Problem to solve: While reading through the material below, copy each line that holds the word "argument".

Record extracts:

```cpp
extern "C" int ofd_unet_prof_read(ofd_unet* u, int i, double* ms, long long* launches, double* flops, double* bytes) {
    OFD_CHECK_ARG(u && i >= 0 && i < PC_COUNT, "unet_prof_read: bad argument");
    int rc = prof_resolve(u);
    if (rc != OFD_OK) return rc;
    if (ms) *ms = u->acc_ms[i];
    if (launches) *launches = u->acc_launch[i];
    if (flops) *flops = u->acc_flops[i];
    if (bytes) *bytes = u->acc_bytes[i];
    return OFD_OK;
}

extern "C" int ofd_unet_prof_reset(ofd_unet* u) {
    OFD_CHECK_ARG(u, "unet_prof_reset: null handle");
    int rc = prof_resolve(u);
    for (int i = 0; i < PC_COUNT; ++i) { u->acc_ms[i] = 0; u->acc_flops[i] = 0; u->acc_bytes[i] = 0; u->acc_launch[i] = 0; }
    return rc;
}
```

Measured before the change: 35.30.

## Extend fused linear-attention block to 256 and 512 channel levels

Extends the fused linear-attention inference path, previously limited to C≤128, to C=256 and C=512, so the deeper UNet levels no longer take the unfused multi-kernel path. For C=512 the context kernel splits the four heads across two blocks (grid z) so the weights fit in LDS. The output stage is split into a heads kernel and a tail kernel, with y used as the intermediate buffer. Occupancy drops to one block per CU at these widths, the grid sizing changes, and an env var can disable the wide path.

```diff
diff --git a/opticalflowdiffusion_amd/csrc/attn_bwd.hip b/opticalflowdiffusion_amd/csrc/attn_bwd.hip
--- a/opticalflowdiffusion_amd/csrc/attn_bwd.hip
+++ b/opticalflowdiffusion_amd/csrc/attn_bwd.hip
@@ -235,14 +235,14 @@
 static inline bool al16(const void* p) { return ((uintptr_t)p & 15) == 0; }
 extern "C" int ofd_la_weight_prep(const float* wqkv, const float* g, const float* wout, void* wq, void* wkv, void* woutp, int C, void* stream) {
     OFD_CHECK_ARG(wqkv && wq && wkv && (woutp == nullptr) == (wout == nullptr), "la_weight_prep: null argument (wout and woutp go together)");
-    OFD_CHECK_ARG(C == 64 || C == 128, "la_weight_prep: C=%d (64 or 128)", C);
+    OFD_CHECK_ARG(C == 64 || C == 128 || C == 256 || C == 512, "la_weight_prep: C=%d (64, 128, 256 or 512)", C);
     OFD_CHECK_ARG(al16(wq) && al16(wkv) && al16(woutp), "la_weight_prep: weight buffers must be 16-byte aligned");
     return k_la_weight_prep(wqkv, g, wout, (bf16_t*)wq, (bf16_t*)wkv, (bf16_t*)woutp, C, (hipStream_t)stream);
 }
 extern "C" int ofd_linear_attention_block(const void* x, const void* wq, const void* wkv, const void* woutp, const float* bias, const float* g2,
                                           float* partial, void* ctxfrag, void* y, int B, int n, int C, float eps_pre, float eps_post, void* stream) {
     OFD_CHECK_ARG(x && wq && wkv && woutp && bias && g2 && partial && ctxfrag && y, "linear_attention_block: null argument");
-    OFD_CHECK_ARG(C == 64 || C == 128, "linear_attention_block: C=%d (64 or 128)", C);
+    OFD_CHECK_ARG(C == 64 || C == 128 || C == 256 || C == 512, "linear_attention_block: C=%d (64, 128, 256 or 512)", C);
     OFD_CHECK_ARG(B > 0 && n > 0, "linear_attention_block: B=%d n=%d", B, n);
     OFD_CHECK_ARG(al16(x) && al16(y) && al16(wq) && al16(wkv) && al16(woutp) && al16(ctxfrag), "linear_attention_block: x, y, ctxfrag and the weights must be 16-byte aligned");
     return k_linear_attention_fused((const bf16_t*)x, (const bf16_t*)wq, (const bf16_t*)wkv, (const bf16_t*)woutp, bias, g2, partial, (bf16_t*)ctxfrag,
diff --git a/opticalflowdiffusion_amd/csrc/blocks.h b/opticalflowdiffusion_amd/csrc/blocks.h
--- a/opticalflowdiffusion_amd/csrc/blocks.h
+++ b/opticalflowdiffusion_amd/csrc/blocks.h
@@ -45,7 +45,7 @@
 int la_parts(int B, int n);
 int k_linear_attention_core(const bf16_t* qkv, float* partial, float* ctx, bf16_t* out, int B, int n, hipStream_t s, float* ml_out = nullptr,
                             const bf16_t* wo = nullptr, const float* bo = nullptr, bf16_t* o2 = nullptr, int C = 0);
-int la_fused_blocks(int n, int B);
+int la_fused_blocks(int n, int B, int C = 64);
 int la_fwd_parts(int B, int n);
 int k_linear_attention_fused_train(const bf16_t* x, const bf16_t* wq, const bf16_t* wkv, const bf16_t* woutp, const float* bias, const float* g_pre,
                                    const float* g2, float* partial, bf16_t* ctxfrag, float* ctx, float* ml, bf16_t* xn, bf16_t* qkv, bf16_t* o2,
diff --git a/opticalflowdiffusion_amd/csrc/la_fused.hip b/opticalflowdiffusion_amd/csrc/la_fused.hip
--- a/opticalflowdiffusion_amd/csrc/la_fused.hip
+++ b/opticalflowdiffusion_amd/csrc/la_fused.hip
@@ -14,6 +14,22 @@
 __device__ __forceinline__ void load_raw_x(const bf16_t* __restrict__ xrow, XRaw<C>& r, int half) {
 #pragma unroll
     for (int s = 0; s < C / 16; ++s) r.v[s] = *(const u32x4*)(xrow + 16 * s + 8 * half);
+}
+
+template <int N16, class At>
+__device__ __forceinline__ void la_stage(unsigned char* dst, const bf16_t* __restrict__ src, int tid, At at) {
+    static_assert(N16 % (8 * 256) == 0, "whole turns of eight units per thread");
+    for (int i0 = tid; i0 < N16; i0 += 8 * 256) {
+        uint4 v[8];
+#pragma unroll
+        for (int k = 0; k < 8; ++k) v[k] = ((const uint4*)src)[at(i0 + k * 256)];
+#pragma unroll
+        for (int k = 0; k < 8; ++k) ((uint4*)dst)[i0 + k * 256] = v[k];
+    }
+}
+template <int N16>
+__device__ __forceinline__ void la_stage(unsigned char* dst, const bf16_t* __restrict__ src, int tid) {
+    la_stage<N16>(dst, src, tid, [](int i) { return i; });
 }
 
 typedef __bf16 la_bf16x2 __attribute__((ext_vector_type(2)));
@@ -107,9 +123,10 @@
     __syncthreads();
 }
 
-__device__ __forceinline__ void ctx_state_init(f32x16 (&ctxT)[4], float (&m)[4], float (&l)[4]) {
-#pragma unroll
-    for (int hd = 0; hd < 4; ++hd) {
+template <int NH>
+__device__ __forceinline__ void ctx_state_init(f32x16 (&ctxT)[NH], float (&m)[NH], float (&l)[NH]) {
+#pragma unroll
+    for (int hd = 0; hd < NH; ++hd) {
         m[hd] = -3.0e38f;
         l[hd] = 0.0f;
 #pragma unroll
@@ -135,23 +152,32 @@
     for (int s2 = 0; s2 < 2; ++s2) ctxT = __builtin_amdgcn_mfma_f32_32x32x16_bf16(acc_frag(va, s2), acc_frag(p, s2), ctxT, 0, 0, 0);
 }
 
-template <int C, bool TRAIN>
-__global__ void __launch_bounds__(256, 2) la_ctx_fused_kernel(const bf16_t* __restrict__ x, const bf16_t* __restrict__ wkv,
+template <int C, bool TRAIN, int HPW = 4>
+__global__ void __launch_bounds__(256, C >= 256 ? 1 : 2) la_ctx_fused_kernel(const bf16_t* __restrict__ x, const bf16_t* __restrict__ wkv,
                                                            float* __restrict__ partial, int n, float eps, float defer,
                                                            const float* __restrict__ g, bf16_t* __restrict__ xn_out, bf16_t* __restrict__ qkv_out) {
     extern __shared__ __attribute__((aligned(16))) unsigned char smem[];
-    constexpr int KS = C / 16;
+    static_assert(HPW == 4 || (HPW == 2 && !TRAIN), "the training form writes all four heads' k | v");
+    constexpr int KS = C / 16, WR = 64 * HPW;
     const int tid = threadIdx.x, lane = tid & 63, wave = tid >> 6, l31 = lane & 31, half = lane >> 5;
-    for (int i = tid; i < (C / 8) * 256; i += 256) ((uint4*)smem)[i] = ((const uint4*)wkv)[i];
-    float* s_g = (float*)(smem + (C / 8) * 256 * 16);
+    const int h0 = HPW == 4 ? 0 : blockIdx.z * HPW;
+    if constexpr (C < 256) {
+        for (int i = tid; i < (C / 8) * 256; i += 256) ((uint4*)smem)[i] = ((const uint4*)wkv)[i];
+    } else {
+        la_stage<(C / 8) * WR>(smem, wkv, tid, [&](int i) {
+            const int r = i % WR, kv = r / (32 * HPW);
+            return (i / WR) * 256 + kv * 128 + h0 * 32 + (r - kv * 32 * HPW);
+        });
+    }
+    float* s_g = (float*)(smem + (C / 8) * WR * 16);
     if constexpr (TRAIN)
         for (int i = tid; i < C; i += 256) s_g[i] = g[i];
     __syncthreads();
     const int b = blockIdx.y, wave_id = blockIdx.x * 4 + wave, nw = gridDim.x * 4, ntiles = (n + 31) / 32;
 
-    f32x16 ctxT[4];
-    float m[4], l[4];
-    ctx_state_init(ctxT, m, l);
+    f32x16 ctxT[HPW];
+    float m[HPW], l[HPW];
+    ctx_state_init<HPW>(ctxT, m, l);
     const bf16_t* xb = x + (size_t)b * n * C;
     XRaw<C> raw_next;
     load_raw_x<C>(xb + (size_t)min(wave_id * 32 + l31, n - 1) * C, raw_next, half);
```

Exercise output:
    OFD_CHECK_ARG(u && i >= 0 && i < PC_COUNT, "unet_prof_read: bad argument");
     OFD_CHECK_ARG(wqkv && wq && wkv && (woutp == nullptr) == (wout == nullptr), "la_weight_prep: null argument (wout and woutp go together)");
     OFD_CHECK_ARG(x && wq && wkv && woutp && bias && g2 && partial && ctxfrag && y, "linear_attention_block: null argument");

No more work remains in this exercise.